22. Hukuk Dairesi 2017/21506 E. , 2019/9280 K.
"İçtihat Metni"MAHKEMESİ:İş Mahkemesi
DAVA TÜRÜ: ALACAK
Taraflar arasında görülen dava sonucunda verilen kararın, temyizen incelenmesi davalı vekili tarafından istenilmekle, temyiz talebinin süresinde olduğu anlaşıldı. Dava dosyası için Tetkik Hakimi ... tarafından düzenlenen rapor dinlendikten sonra dosya incelendi, gereği konuşulup düşünüldü:
Y A R G I T A Y K A R A R I
Davacı İsteminin Özeti:
Davacı vekili, müvekkilinin davalı nezdinde 01.07.2011 – 19.07.2013 tarihleri arasında mikser şoförü olarak çalıştığını ve iş sözleşmesinin haksız nedenle işverence sona erdirildiğini iddia ederek kıdem ve ihbar tazminatı ile fazla çalışma, ulusal bayram genel tatil, hafta tatili, ücret, yıllık izin ve asgari geçim indirimi alacaklarının davalıdan tahsilini talep etmiştir.
Davalı Cevabının Özeti:
Davalı vekili, davacının müvekkil şirkete hiçbir bildirimde bulunmaksızın işe devam etmediğinden iş akdinin haklı nedenle feshedildiğini ve ödenmeyen ücret alacağının da bulunmadığını savunarak davanın reddine karar verilmesini istemiştir.
Mahkeme Kararının Özeti:
Mahkemece, toplanan kanıtlar ve bilirkişi raporuna dayanılarak davanın kabulüne karar verilmiştir.
Temyiz:
Kararı davalı vekili temyiz etmiştir.
Gerekçe:
1-Dosyadaki yazılara toplanan delillerle kararın dayandığı kanuni gerektirici sebeplere göre, davalının aşağıdaki bentlerin kapsamı dışındaki tüm temyiz itirazlarının reddine karar vermek gerekmiştir.

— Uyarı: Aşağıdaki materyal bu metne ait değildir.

@@ -36,14 +81,18 @@
     xoff[j] = BM * 128 + swz256e(rb, cig * 32 + tc);
     xoff4[j] = BM * 128 + swz256e(rb + 4, cig * 32 + tc);
   }
-  if (t0 < t1) stage(t0, smem);
-  for (long tile = t0; tile < t1; ++tile) {
-    unsigned char* cur = smem + ((tile - t0) & 1) * buf_bytes;
-    unsigned char* nxt = smem + (((tile - t0) & 1) ^ 1) * buf_bytes;
+  if (nt > 0) {
+    sg.all(smem);
+    sg.next();
+  }
+  for (int it = 0; it < nt; ++it) {
+    unsigned char* cur = smem + (it & 1) * buf_bytes;
+    unsigned char* nxt = smem + ((it & 1) ^ 1) * buf_bytes;
     asm volatile("s_waitcnt vmcnt(0)" ::: "memory");
     __syncthreads();
-    if (tile + 1 < t1) stage(tile + 1, nxt);
+    const int nn = it + 1 < nt ? sg.n : 0;
     constexpr int NS = (BM / 16) * NTAP;
+    static_assert(MAXE2 <= NS, "one DMA per step");
     bf16x8 fa0[2], fa1[2], fb[3];
     auto read_a = [&](int kk) {
       const unsigned char* c = cur + kk * 16 * 64;
@@ -65,6 +114,7 @@
         read_b(st + 2);
       }
       __builtin_amdgcn_sched_barrier(0);
+      if (st < MAXE2) sg.issue(st, nn, nxt);
       if (BIAS != 0 && j == 0) {
         typedef __attribute__((ext_vector_type(4))) unsigned int u32x4;
         const u32x4 u = __builtin_bit_cast(u32x4, BIAS == 2 ? fa1[kk & 1] : fa0[kk & 1]);
@@ -75,6 +125,7 @@
       acc0[j] = mfma32(fa0[kk & 1], fb[st % 3], acc0[j]);
       acc1[j] = mfma32(fa1[kk & 1], fb[st % 3], acc1[j]);
     }
+    sg.next();
   }
 }
 
@@ -106,30 +157,29 @@
   const int T = (L + BM - 1) / BM;
   const long NT = (long)B * T;
   const long t0 = NT * chunk / R, t1 = NT * (chunk + 1) / R;
-
-  auto stage = [&](long tile, unsigned char* buf) {
-    const int b = (int)(tile / T), t = (int)(tile - (tile / T) * T);
-    const int pos0 = t * BM;
-    const size_t sbase = (size_t)b * L * CH;
-    const int n = 16 + XR / 4;
-    for (int i = w; i < n; i += 8) {
-      if (i < 16) {
-        const int sub = i >> 3, row = (i & 7) * 16 + (lane >> 2);
-        const int pos = pos0 + row;
-        const void* src = pos < L ? (const void*)(dy + sbase + (size_t)pos * CH + half * 64 + sub * 32 + (lane & 3) * 8)
-                                  : (const void*)g_zero16;
-        glds16(src, buf + sub * (BM * 64) + (i & 7) * 1024);
-      } else {
-        const int j = i - 16, row = j * 4 + (lane >> 4);
-        const int chunk16 = (lane & 15) ^ (((row & 3) << 2) | ((row >> 2) & 3));
-        const int pos = pos0 - halo + row;
-        const void* src = (pos >= -xlo && pos < L + xhi)
-                              ? (const void*)(x + ((ptrdiff_t)b * (L + xlo + xhi) + xlo + pos) * CH + chunk16 * 8)
-                              : (const void*)g_zero16;
-        glds16(src, buf + BM * 128 + j * 1024);
-      }
-    }
-  };
+  const int nt = (int)(t1 - t0);
+
+  Stage2 sg;
+  {
+    const int b0 = (int)(t0 / T), tt0 = (int)(t0 - (long)b0 * T);
+    const int XS = L + xlo + xhi;
+    sg.dys = (unsigned long)L * CH * 2;
+    sg.xs = (unsigned long)XS * CH * 2;
+    sg.dyb = (unsigned long)dy + (unsigned long)b0 * sg.dys + half * 128;
+    sg.xb = (unsigned long)x + (unsigned long)b0 * sg.xs + (unsigned long)((long)(xlo - halo) * (CH * 2));
+    sg.zero = opaque_addr(g_zero16);
+    sg.pos0 = tt0 * BM;
+    sg.L = L;
+    sg.n = 16 + XR / 4;
+    sg.w = w;
+    sg.xsh = xlo - halo;
+    sg.xspan = (unsigned)XS;
+    sg.rowdy = w * 16 + (lane >> 2);
+    sg.rowx = w * 4 + (lane >> 4);
+    const int chunk16 = (lane & 15) ^ ((((lane >> 4) & 3) << 2) | (w & 3));
+    sg.dyoff = (unsigned)(sg.rowdy * 256 + (lane & 3) * 16);
+    sg.xoff = (unsigned)(sg.rowx * 256 + chunk16 * 16);
+  }
 
   f32x16_t acc0[5], acc1[5];
 #pragma unroll
@@ -139,13 +189,13 @@
   }
   float bsum = 0.f;
   if (w == 0)
-    wgrad_tiles<5, 1>(smem, buf_bytes, t0, t1, stage, acc0, acc1, bsum, halo, d, 0, cig, lane);
+    wgrad_tiles<5, 1>(smem, buf_bytes, nt, sg, acc0, acc1, bsum, halo, d, 0, cig, lane);
   else if (w == 1)
-    wgrad_tiles<5, 2>(smem, buf_bytes, t0, t1, stage, acc0, acc1, bsum, halo, d, 0, cig, lane);
+    wgrad_tiles<5, 2>(smem, buf_bytes, nt, sg, acc0, acc1, bsum, halo, d, 0, cig, lane);
   else if (w < 4)
-    wgrad_tiles<5, 0>(smem, buf_bytes, t0, t1, stage, acc0, acc1, bsum, halo, d, 0, cig, lane);
+    wgrad_tiles<5, 0>(smem, buf_bytes, nt, sg, acc0, acc1, bsum, halo, d, 0, cig, lane);
   else
-    wgrad_tiles<4, 0>(smem, buf_bytes, t0, t1, stage, acc0, acc1, bsum, halo, d, 5, cig, lane);
+    wgrad_tiles<4, 0>(smem, buf_bytes, nt, sg, acc0, acc1, bsum, halo, d, 5, cig, lane);
   float* dst = slab + ((size_t)chunk * nconv + cv) * KS * CH * CH + cig * 32 + r;
 #pragma unroll
   for (int j = 0; j < 5; ++j) {
@@ -253,6 +303,50 @@
 
 namespace {
 constexpr int TBM = 128;
+constexpr int MAXET = 10;
+
+struct StageTok {
+  unsigned long dyb0, dyb1, tokb;
+  unsigned long dys, toks;
+  unsigned long zero, ones;
+  int pos0, L;
+  int n0, n, w;
+  int hal1;
+  int lane, lrow;
+  unsigned lx;
+
+  __device__ __forceinline__ void issue(int e, int nn, unsigned char* buf) const {
+    const int i = w + 8 * e;
+    if (i > nn) return;
+    if (i == n) {
+      const int p = pos0 + 2 * lane;
+      unsigned long a = tokb + (unsigned long)(unsigned)p * 8u;
+      asm volatile("" : "+v"(a));
+      glds16((const void*)(p < L ? a : ones), buf + n * 1024);
+      return;
+    }
+    const bool c = i >= n0;
+    const int j = c ? i - n0 : i;
+    const int r0 = pos0 - (c ? hal1 : KS / 2) + 4 * j;
+    const unsigned lo = (unsigned)(lrow * 256) + ((lx ^ (unsigned)(j & 3)) << 4);
+    unsigned long a = (c ? dyb1 : dyb0) + (unsigned long)((long)r0 * 256) + lo;
+    asm volatile("" : "+v"(a));
+    glds16((const void*)((unsigned)(r0 + lrow) < (unsigned)L ? a : zero), buf + i * 1024);
+  }
+  __device__ __forceinline__ void all(unsigned char* buf) const {
+#pragma unroll
+    for (int e = 0; e < MAXET; ++e) issue(e, n, buf);
+  }
+  __device__ __forceinline__ void next() {
+    pos0 += TBM;
+    if (pos0 >= L) {
+      pos0 = 0;
+      dyb0 += dys;
+      dyb1 += dys;
+      tokb += toks;
+    }
+  }
+};
 
 __global__ void __launch_bounds__(512, 1) wgrad_tok_kernel(const long long* __restrict__ tok,
                                                            const bf16_t* __restrict__ dy0,
@@ -270,30 +364,28 @@
   const long NT = (long)B * T;
   const long t0 = NT * blockIdx.x / R, t1 = NT * (blockIdx.x + 1) / R;
 
-  auto stage = [&](long tile, unsigned char* buf) {
-    const int b = (int)(tile / T), t = (int)(tile - (tile / T) * T);
-    const int pos0 = t * TBM;
-    const size_t sbase = (size_t)b * L * CH;
-    const int n0 = rows0 / 4, n1 = rows1 / 4;
-    for (int i = w; i <= n0 + n1; i += 8) {
-      if (i == n0 + n1) {
-        const int p = pos0 + 2 * lane;
-        const void* src = p < L ? (const void*)(tok + (size_t)b * L + p) : (const void*)g_ones16;
-        glds16(src, buf + (rows0 + rows1) * 256);
-        continue;
-      }
-      const int c = i >= n0;
-      const int j = c ? i - n0 : i;
-      const int hal = c ? hal1 : hal0;
-      const bf16_t* dy = c ? dy1 : dy0;
-      const int row = j * 4 + (lane >> 4);
-      const int chunk16 = (lane & 15) ^ (((row & 3) << 2) | ((row >> 2) & 3));
-      const int pos = pos0 - hal + row;
-      const void* src = (pos >= 0 && pos < L) ? (const void*)(dy + sbase + (size_t)pos * CH + chunk16 * 8)
-                                              : (const void*)g_zero16;
-      glds16(src, buf + (c ? rows0 * 256 : 0) + j * 1024);
-    }
-  };
+  const int nt = (int)(t1 - t0);
+
+  StageTok sg;
+  {
+    const int b0 = (int)(t0 / T), tt0 = (int)(t0 - (long)b0 * T);
+    sg.dys = (unsigned long)L * CH * 2;
+    sg.toks = (unsigned long)L * 8;
+    sg.dyb0 = (unsigned long)dy0 + (unsigned long)b0 * sg.dys;
+    sg.dyb1 = (unsigned long)dy1 + (unsigned long)b0 * sg.dys;
+    sg.tokb = (unsigned long)tok + (unsigned long)b0 * sg.toks;
+    sg.zero = opaque_addr(g_zero16);
+    sg.ones = opaque_addr(g_ones16);
+    sg.pos0 = tt0 * TBM;
+    sg.L = L;
+    sg.n0 = rows0 / 4;
+    sg.n = rows0 / 4 + rows1 / 4;
+    sg.w = w;
+    sg.hal1 = hal1;
+    sg.lane = lane;
+    sg.lrow = lane >> 4;
+    sg.lx = (unsigned)((lane & 15) ^ (((lane >> 4) & 3) << 2));
+  }
 
   f32x16_t acc[KS];
 #pragma unroll
@@ -309,14 +401,18 @@
     boff4[k] = cvb + swz256e(rb + 4, colb);
   }
   const int toff = (rows0 + rows1) * 256 + 8 * h * 8;
-  if (t0 < t1) stage(t0, smem);
-  for (long tile = t0; tile < t1; ++tile) {
-    unsigned char* cur = smem + ((tile - t0) & 1) * buf_bytes;
-    unsigned char* nxt = smem + (((tile - t0) & 1) ^ 1) * buf_bytes;
+  if (nt > 0) {
+    sg.all(smem);
+    sg.next();
+  }
+  for (int it = 0; it < nt; ++it) {
+    unsigned char* cur = smem + (it & 1) * buf_bytes;
+    unsigned char* nxt = smem + ((it & 1) ^ 1) * buf_bytes;
     asm volatile("s_waitcnt vmcnt(0)" ::: "memory");
     __syncthreads();
-    if (tile + 1 < t1) stage(tile + 1, nxt);
+    const int nn = it + 1 < nt ? sg.n : -1;
     constexpr int NS = (TBM / 16) * KS;
+    static_assert(MAXET <= NS, "one DMA per step");
     bf16x8 fb[3], fa[2];
     unsigned tk[8];
     auto read_b = [&](int st) {
@@ -347,8 +443,10 @@
       if (k == 3 && kb + 1 < TBM / 16) read_tok(kb + 1);
       if (k == 7 && kb + 1 < TBM / 16) make_a(kb + 1);
       __builtin_amdgcn_sched_barrier(0);
+      if (st < MAXET) sg.issue(st, nn, nxt);
       acc[k] = mfma32(fa[kb & 1], fb[st % 3], acc[k]);
     }
+    sg.next();
   }
 #pragma unroll
   for (int k = 0; k < KS; ++k)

2-Taraflar arasında, davacı işçin fazla mesai yapıp yapmadığı ve hafta tatili ile ulusal bayram genel tatil günlerinde çalışıp çalışmadığı konusunda uyuşmazlık bulunmaktadır
Fazla çalışma yaptığını iddia eden işçi bu iddiasını ispatla yükümlüdür. İşçinin imzasını taşıyan bordro sahteliği ispat edilinceye kadar kesin delil niteliğindedir. Bir başka anlatımla bordronun sahteliği ileri sürülüp ispatlanmadıkça, imzalı bordroda görünen fazla çalışma alacağının ödendiği varsayılır.Fazla çalışmanın ispatı konusunda iş yeri kayıtları, özellikle işyerine giriş çıkışı gösteren belgeler, iş yeri iç yazışmaları, delil niteliğindedir. Ancak, fazla çalışmanın bu tür yazılı belgelerle ispatlanamaması durumunda tarafların dinletmiş oldukları şahit beyanları ile sonuca gidilmesi gerekir. Bunun dışında herkesçe bilinen genel bazı vakıalar da bu noktada göz önüne alınabilir. İşçinin fiilen yaptığı işin niteliği ve yoğunluğuna göre de fazla çalışma olup olmadığı araştırılmalıdır.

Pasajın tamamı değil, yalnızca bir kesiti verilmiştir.